In Retail Store different-different products are purchase from dealer and sale to the customer. Such Product as: Stationeries, Grocery product, Cosmetics, etc. In this every customer have their different- different requirement. Suppose we have to maintain the sales record properly then retail store requires a good system which are keep the customer record,

Bill Number record, Bill date record, grand total.

Earlier sales record was done manually by documentation. It involves lot of man power. Suppose we want to search any record then lot of problem was faced by retail store. Day by day records increases. Then many problems were come. And some time we want instant record then it difficult to find.

When sales inquiry about product then we have to maintain inquiry record. We have to inform all type of courses, their fees to students. After some time we want to see this record then more difficult to find a this kind record in manual system

Various types of Grocery products, its cost, price are such kind of record. These records are used at the time of Sales of product to the customer. When Customer paid their Payment then keep the record of Payment & update the record. If we want to a record of customer as their Product wise then it was tedious job.

Customer payment record was most important to maintain properly such as who are paid, when paid, how much paid, their outstanding amount, their paid amount etc… Suppose we have to see every customer payment status then it is more difficult to collect a kind of record.

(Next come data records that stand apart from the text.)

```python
SIGNATURES = {
    'rw_abi_version': (c_int, []),
    'rw_error_string': (c_char_p, [c_int]),
    'rw_fused_bias_act_f32': (c_int, [c_void_p, c_void_p, c_void_p, c_void_p, c_int64, c_int64,
                                      c_int64, c_int, c_int, c_float, c_float, c_void_p]),
    'rw_fused_bias_act_f16': (c_int, [c_void_p, c_void_p, c_void_p, c_void_p, c_int64, c_int64,
                                      c_int64, c_int, c_int, c_float, c_float, c_void_p]),
    'rw_fused_bias_act_f64': (c_int, [c_void_p, c_void_p, c_void_p, c_void_p, c_int64, c_int64,
                                      c_int64, c_int, c_int, c_double, c_double, c_void_p]),
    'rw_bias_grad_f32': (c_int, [c_void_p, c_void_p, c_int64, c_int64, c_int64, c_void_p]),
    'rw_bias_grad_f16': (c_int, [c_void_p, c_void_p, c_int64, c_int64, c_int64, c_void_p]),
    'rw_bias_grad_f64': (c_int, [c_void_p, c_void_p, c_int64, c_int64, c_int64, c_void_p]),
    'rw_upfirdn2d_f32': (c_int, [c_void_p, c_void_p, c_void_p] + [c_int] * 14 + [c_void_p]),
    'rw_upfirdn2d_f16': (c_int, [c_void_p, c_void_p, c_void_p] + [c_int] * 14 + [c_void_p]),
    'rw_upfirdn2d_f64': (c_int, [c_void_p, c_void_p, c_void_p] + [c_int] * 14 + [c_void_p]),
    'rw_pixel_norm_f32': (c_int, [c_void_p, c_void_p, c_int, c_int, c_float, c_void_p]),
    'rw_equal_linear_f32': (c_int, [c_void_p, c_void_p, c_void_p, c_void_p, c_int, c_int, c_int,
                                    c_int64, c_float, c_float, c_int, c_float, c_float, c_void_p]),
    'rw_adjust_latent_f32': (c_int, [c_void_p, c_void_p, c_void_p, c_int, c_int, c_int, c_float,
                                     c_void_p]),
    'rw_style_mul_f32': (c_int, [c_void_p, c_void_p, c_void_p, c_int, c_int, c_int64, c_void_p]),
    'rw_weight_sqsum_f32': (c_int, [c_void_p, c_void_p, c_int, c_int, c_int, c_float, c_void_p]),
    'rw_demod_f32': (c_int, [c_void_p, c_void_p, c_void_p, c_int, c_int, c_int, c_float, c_void_p]),
    'rw_packed_conv_weight_elems': (ctypes.c_longlong, [c_int, c_int, c_int]),
    'rw_pack_conv_weight_f32': (c_int, [c_void_p, c_void_p, c_int, c_int, c_int, c_void_p]),
    'rw_conv3x3_f32': (c_int, [c_void_p, c_void_p, c_void_p, c_int, c_int, c_int, c_int, c_int,
                               c_float, POINTER(ConvEpilogue), c_int, c_void_p]),
    'rw_packed_conv_weight_bf16x3_bytes': (ctypes.c_longlong, [c_int, c_int]),
    'rw_pack_conv_weight_bf16x3': (c_int, [c_void_p, c_void_p, c_int, c_int, c_void_p]),
    'rw_conv3x3_bf16x6_f32': (c_int, [c_void_p, c_void_p, c_void_p, c_int, c_int, c_int, c_int, c_int,
                                      c_float, POINTER(ConvEpilogue), c_void_p]),
    'rw_conv3x3_to_rgb_f32': (c_int, [c_void_p, c_void_p, c_void_p, c_int, c_int, c_int, c_int, c_int,
                                      c_float, POINTER(ConvEpilogue), POINTER(RgbEpilogue), c_void_p]),
    'rw_conv_transpose3x3s2_f32': (c_int, [c_void_p, c_void_p, c_void_p, c_int, c_int, c_int, c_int,
                                           c_int, c_float, POINTER(ConvEpilogue), c_int, c_void_p]),
    'rw_noise_add_f32': (c_int, [c_void_p, c_void_p, c_void_p, c_void_p, c_int, c_int, c_int64,
                                 c_void_p]),
    'rw_blur_noise_act_f32': (c_int, [c_void_p, c_void_p, c_void_p, c_void_p, c_void_p, c_void_p,
                                      c_int, c_int, c_int, c_int, c_void_p]),
    'rw_to_rgb_f32': (c_int, [c_void_p, c_void_p, c_void_p, c_void_p, c_void_p, c_void_p, c_int,
                              c_int, c_int64, c_float, c_void_p]),
    'rw_second_moment_workspace_bytes': (c_int64, [c_int, c_int64]),
    'rw_second_moment_f32': (c_int, [c_void_p, c_void_p, c_int64, c_int, c_int64, c_int, c_void_p,
                                     c_void_p]),
    'rw_channel_sums_f32': (c_int, [c_void_p, c_void_p, c_int64, c_int, c_int64, c_int, c_int,
                                    c_void_p]),
    'rw_channel_moments_f32': (c_int, [c_void_p, c_void_p, c_int64, c_int, c_int64, c_int, c_int,
                                       c_void_p]),
    'rw_key_response_f32': (c_int, [c_void_p, c_void_p, c_void_p, c_void_p, c_int64, c_int, c_int64, c_int,
                                    c_void_p]),
    'rw_render_bytes_f32': (c_int, [c_void_p, c_void_p, c_void_p, c_int64, c_int, c_int, c_int, c_int, c_int, c_float,
                                    c_int, c_uint, c_int32, c_float, c_void_p]),
    'rw_png_segment_bytes': (c_int64, []),
    'rw_png_segment_capacity': (c_int64, []),
    'rw_png_table_words': (c_int64, []),
    'rw_png_filter_u8': (c_int, [c_void_p] * 6 + [c_int64, c_int, c_int, c_void_p]),
# ... 183 lines not shown
```

rewriting_amd/csrc/rw_ops.hip:

```cpp
#include "rw_common.h"
#include <stdlib.h>
#include <stdint.h>

extern "C" int rw_abi_version(void) { return 11; }

extern "C" const char* rw_error_string(int code) {
  if (code == 0) return "success";
  if (code == RW_ERR_BAD_ARGUMENT) return "rewriting_hip: bad argument";
  if (code == RW_ERR_UNSUPPORTED) return "rewriting_hip: unsupported configuration";
  return hipGetErrorString((hipError_t)code);
}

template <typename T> struct RwAcc { typedef T type; };
template <> struct RwAcc<_Float16> { typedef float type; };
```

In every product many customers take their purchase. If we have to maintain the customer billing record properly then store requires a good system which is kept the billing records of customer.

Same as this many other tasks are also available such as Sales record, purchase record etc. So in manual system records maintain processes are more difficult. With the use of this project store can maintain their customer record easily.

Project Category

This project Category is Expert System which are managed the Retail store processes. In this system we can store products record.

 

System Configuration

Hardware Requirements

  • Processor – Intel® Pentium® 4
  • Processor speed – 2.50 GHZ
  • Hard disk – Minimum 40 GB
  • Main Memory – 1 GB
  • Monitor – TFT (thin Film transistor)
  • Keyboard – Multimedia
  • Mouse – Optical or Scroll Mouse
  • CD Drive – DVD writer

Software Requirements

  • Front end Language: – Visual Basic 6.0
  • Back end Language: – SQL Server
  • Operating System – Windows XP

Brief Introduction About Visual Basic 6.0

VISUAL BASIC is a high level programming language which  evolved from the earlier DOS version called BASIC. BASIC means Beginners’ All-purpose  Symbolic  Instruction Code. It is a very easy programming language to learn. The code looks a lot like English Language. Different software companies produced different versions of BASIC, such as Microsoft QBASIC, QUICKBASIC, GWBASIC, IBM BASICA and so on. However, people prefer to use Microsoft Visual Basic today, as it is a well developed programming language and supporting resources are available everywhere. Now, there are many versions of VB exist in the market, the most popular one and still widely used by many VB programmers is none other than Visual Basic 6. We also have VB.net, VB2005, VB2008 and the latest VB2010. Both Vb2008 and VB2010 are fully object oriented programming (OOP) language.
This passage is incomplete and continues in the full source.